After a brief debate between Ben-Zion and another prominent academic about competing interpretations of the Inquisition—“It is an unusual 100th-birthday commemoration when a debate about the Inquisition breaks out,” said Menachem Begin’s son, Benny, who is a minister-without-portfolio in Netanyahu’s cabinet—Ben-Zion rose to make valedictory remarks. His speech, unlike his son’s, was succinct, devoid of sentiment, and strikingly unambiguous.
“Our party this evening compels me to speak of recent comments made about the continued existence of the nation of Israel and the new threats by its enemies depicting its upcoming destruction,” Ben-Zion began. “From the Iranian side, we hear pledges that soon—in a matter of days, even—the Zionist movement will be put to an end and there will be no more Zionists in the world. One is supposed to conclude from this that the Jews of the Land of Israel will be annihilated, while the Jews of America, whose leaders refuse to pressure Iran, are being told in a hinted fashion that the annihilation of the Jews will not include them.”
He went on, “The Jewish people are making their position clear and putting faith in their military power. The nation of Israel is showing the world today how a state should behave when it stands before an existential threat: by looking danger in the eye and calmly considering what should be done and what can be done. And to be ready to enter the fray at the moment there is a reasonable chance of success.”

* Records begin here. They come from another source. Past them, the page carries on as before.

template <typename T>
int launch(const es_gemm_desc& d0, hipStream_t st) {
  es_gemm_desc d = d0;
  if (d.bn == 320 && !es_conv_gemm8p_takes(d)) { d.bn = 160; d.stages = 2; }
  if (d.bn == 256 && !es_conv_gemm8p_takes(d)) { d.bn = 128; d.stages = 2; }
  const int M = d.N * d.Hout * d.Wout;
  const int nk = d.Kpad / BK;
  const int Ctot = d.C1 + d.C2;
  const bool aligned = (Ctot % BK == 0) && (d.C1 % BK == 0);
  const int tn = d.rows_padded / d.bn;
  const int bm = d.bn == 64 ? 64 : 128;
  dim3 grid(((M + bm - 1) / bm) * tn * d.splitk);
  int stages = d.stages;
  if (stages == 0) stages = 2;
#define ES_LAUNCH_F(BMV, BNV, AL, ST, FMV)                                                                  \
  do {                                                                                                      \
    if (AL && d.korder) ES_LAUNCH_K(BMV, BNV, AL, ST, FMV, AL);                                             \
    else ES_LAUNCH_K(BMV, BNV, AL, ST, FMV, false);                                                         \
  } while (0)
#define ES_LAUNCH_K(BMV, BNV, AL, ST, FMV, KOV)                                                             \
  do {                                                                                                      \
    auto kfn = conv_gemm_kernel<T, BMV, BNV, AL, ST, FMV, false, KOV>;                                      \
    const size_t lds = (size_t)ST * (BMV + BNV) * BK * 2;                                                   \
    static bool attr_set = false;                                                                           \
    if (!attr_set) {                                                                                        \
      (void)hipFuncSetAttribute((const void*)kfn, hipFuncAttributeMaxDynamicSharedMemorySize, (int)lds);    \
      attr_set = true;                                                                                      \
    }                                                                                                       \
    hipLaunchKernelGGL(kfn, grid, dim3(BMV * 8 / FMV), lds, st, d, M, nk, d.t1, d.t2, d.Ct1, d.Ct2);                                  \
  } while (0)
#define ES_LAUNCH_LN(BMV, BNV, ST, FMV)                                                                      \
  do {                                                                                                      \
    auto kfn = conv_gemm_kernel<T, BMV, BNV, true, ST, FMV, true>;                                          \
    const size_t lds = (size_t)ST * (BMV + BNV) * BK * 2;                                                   \
    static bool attr_set = false;                                                                           \
    if (!attr_set) {                                                                                        \
      (void)hipFuncSetAttribute((const void*)kfn, hipFuncAttributeMaxDynamicSharedMemorySize, (int)lds);    \
      attr_set = true;                                                                                      \
    }                                                                                                       \
    hipLaunchKernelGGL(kfn, grid, dim3(BMV * 8 / FMV), lds, st, d, M, nk, d.t1, d.t2, d.Ct1, d.Ct2);                                  \
  } while (0)
#define ES_LAUNCH(BMV, BNV, AL, ST) ES_LAUNCH_F(BMV, BNV, AL, ST, 4)
#define ES_LAUNCH_ST(BNV)                                                                                   \
  do {                                                                                                      \
    if (d.waves == 8 && stages == 4 && BNV == 128) ES_LAUNCH_F(128, 128, true, 4, 2);                       \
    else if (d.waves == 8) ES_LAUNCH_F(128, BNV, true, 2, 2);                                               \
    else if (stages == 2) ES_LAUNCH(128, BNV, true, 2);                                                     \
    else if (stages == 3) ES_LAUNCH(128, BNV, true, 3);                                                     \
    else ES_LAUNCH(128, BNV, true, 4);                                                                      \
  } while (0)
  if (d.bn == 256) { if (es_conv_gemm8p_launch(d, st)) return -2; }
  else if (d.ln_colsum) {
    const bool w8 = d.waves == 8;
    if (d.bn == 64)            { if (stages == 4) ES_LAUNCH_LN(64, 64, 4, 2); else ES_LAUNCH_LN(64, 64, 2, 2); }
    else if (d.bn == 128 && w8) { if (stages == 4) ES_LAUNCH_LN(128, 128, 4, 2); else ES_LAUNCH_LN(128, 128, 2, 2); }
    else if (d.bn == 128)       { if (stages == 4) ES_LAUNCH_LN(128, 128, 4, 4); else ES_LAUNCH_LN(128, 128, 2, 4); }
    else if (w8)                { ES_LAUNCH_LN(128, 160, 2, 2); }
    else                        { if (stages == 4) ES_LAUNCH_LN(128, 160, 4, 4); else ES_LAUNCH_LN(128, 160, 2, 4); }
  }
  else if (d.bn == 64)  { if (stages == 4) ES_LAUNCH_F(64, 64, true, 4, 2); else ES_LAUNCH_F(64, 64, true, 2, 2); }
  else if (d.bn == 320) { if (es_conv_gemm8p_launch(d, st)) return -2; }
  else if (d.bn == 128) { if (aligned) ES_LAUNCH_ST(128); else ES_LAUNCH(128, 128, false, 2); }
  else                  { if (aligned) ES_LAUNCH_ST(160); else ES_LAUNCH(128, 160, false, 2); }
#undef ES_LAUNCH_ST
#undef ES_LAUNCH
#undef ES_LAUNCH_F
#undef ES_LAUNCH_K
#undef ES_LAUNCH_LN
  if (d.splitk > 1 && d.gn_part) {
    const int cb = (d.bn == 320 || d.bn == 160) ? 80 : (d.bn == 128 ? 128 : 64);
    dim3 grid((unsigned)((M / 64) * (d.rows_padded / cb)));
    if (cb == 80) hipLaunchKernelGGL((splitk_reduce_gn_kernel<T, 80>), grid, dim3(64 * 10), 0, st, d, M);
    else if (cb == 128) hipLaunchKernelGGL((splitk_reduce_gn_kernel<T, 128>), grid, dim3(64 * 16), 0, st, d, M);
    else hipLaunchKernelGGL((splitk_reduce_gn_kernel<T, 64>), grid, dim3(64 * 8), 0, st, d, M);
  } else if (d.splitk > 1) {
// ... 67 lines not shown
    }
    g0 = g1;
  }
  return 0;
}

}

Many people in Likud Party circles have told me that those who discount Ben-Zion’s influence on his son do so at their peril. “This was the father giving his son history’s marching orders,” one of the attendees told me. “I watched Bibi while his father spoke. He was completely absorbed.” (One of Netanyahu’s Knesset allies told me, indelicately, though perhaps not inaccurately, that the chance for movement toward the creation of an independent Palestinian state will come only after Ben-Zion’s death. “Bibi could not withdraw from more of Judea and Samaria”—the biblical names for the West Bank—“and still look into his father’s eyes.”)
On Iran, Benjamin Netanyahu frames the crisis in nearly the same world-historical terms as his father. “Iran has threatened to annihilate a state,” Netanyahu told me. “In historical terms, this is an astounding thing. It’s a monumental outrage that goes effectively unchallenged in the court of public opinion. Sure, there are perfunctory condemnations, but there’s no j’accuse—there’s no shock.” He argued that a crucial lesson of history is that “bad things tend to get worse if they’re not challenged early.” He continued, “Iranian leaders talk about Israel’s destruction or disappearance while simultaneously creating weapons to ensure its disappearance.”
One of the more melancholic aspects of the confrontation between Iran and Israel is that Persian and Jewish civilizations have not forever been adversaries; one of the heroes of the Bible is the Persian king Cyrus, who restored the Jews to the land of Israel from their Babylonian captivity 2,500 years ago. (A few years after Harry Truman granted recognition to the reborn state of Israel in 1948, he declared, “I am Cyrus.”)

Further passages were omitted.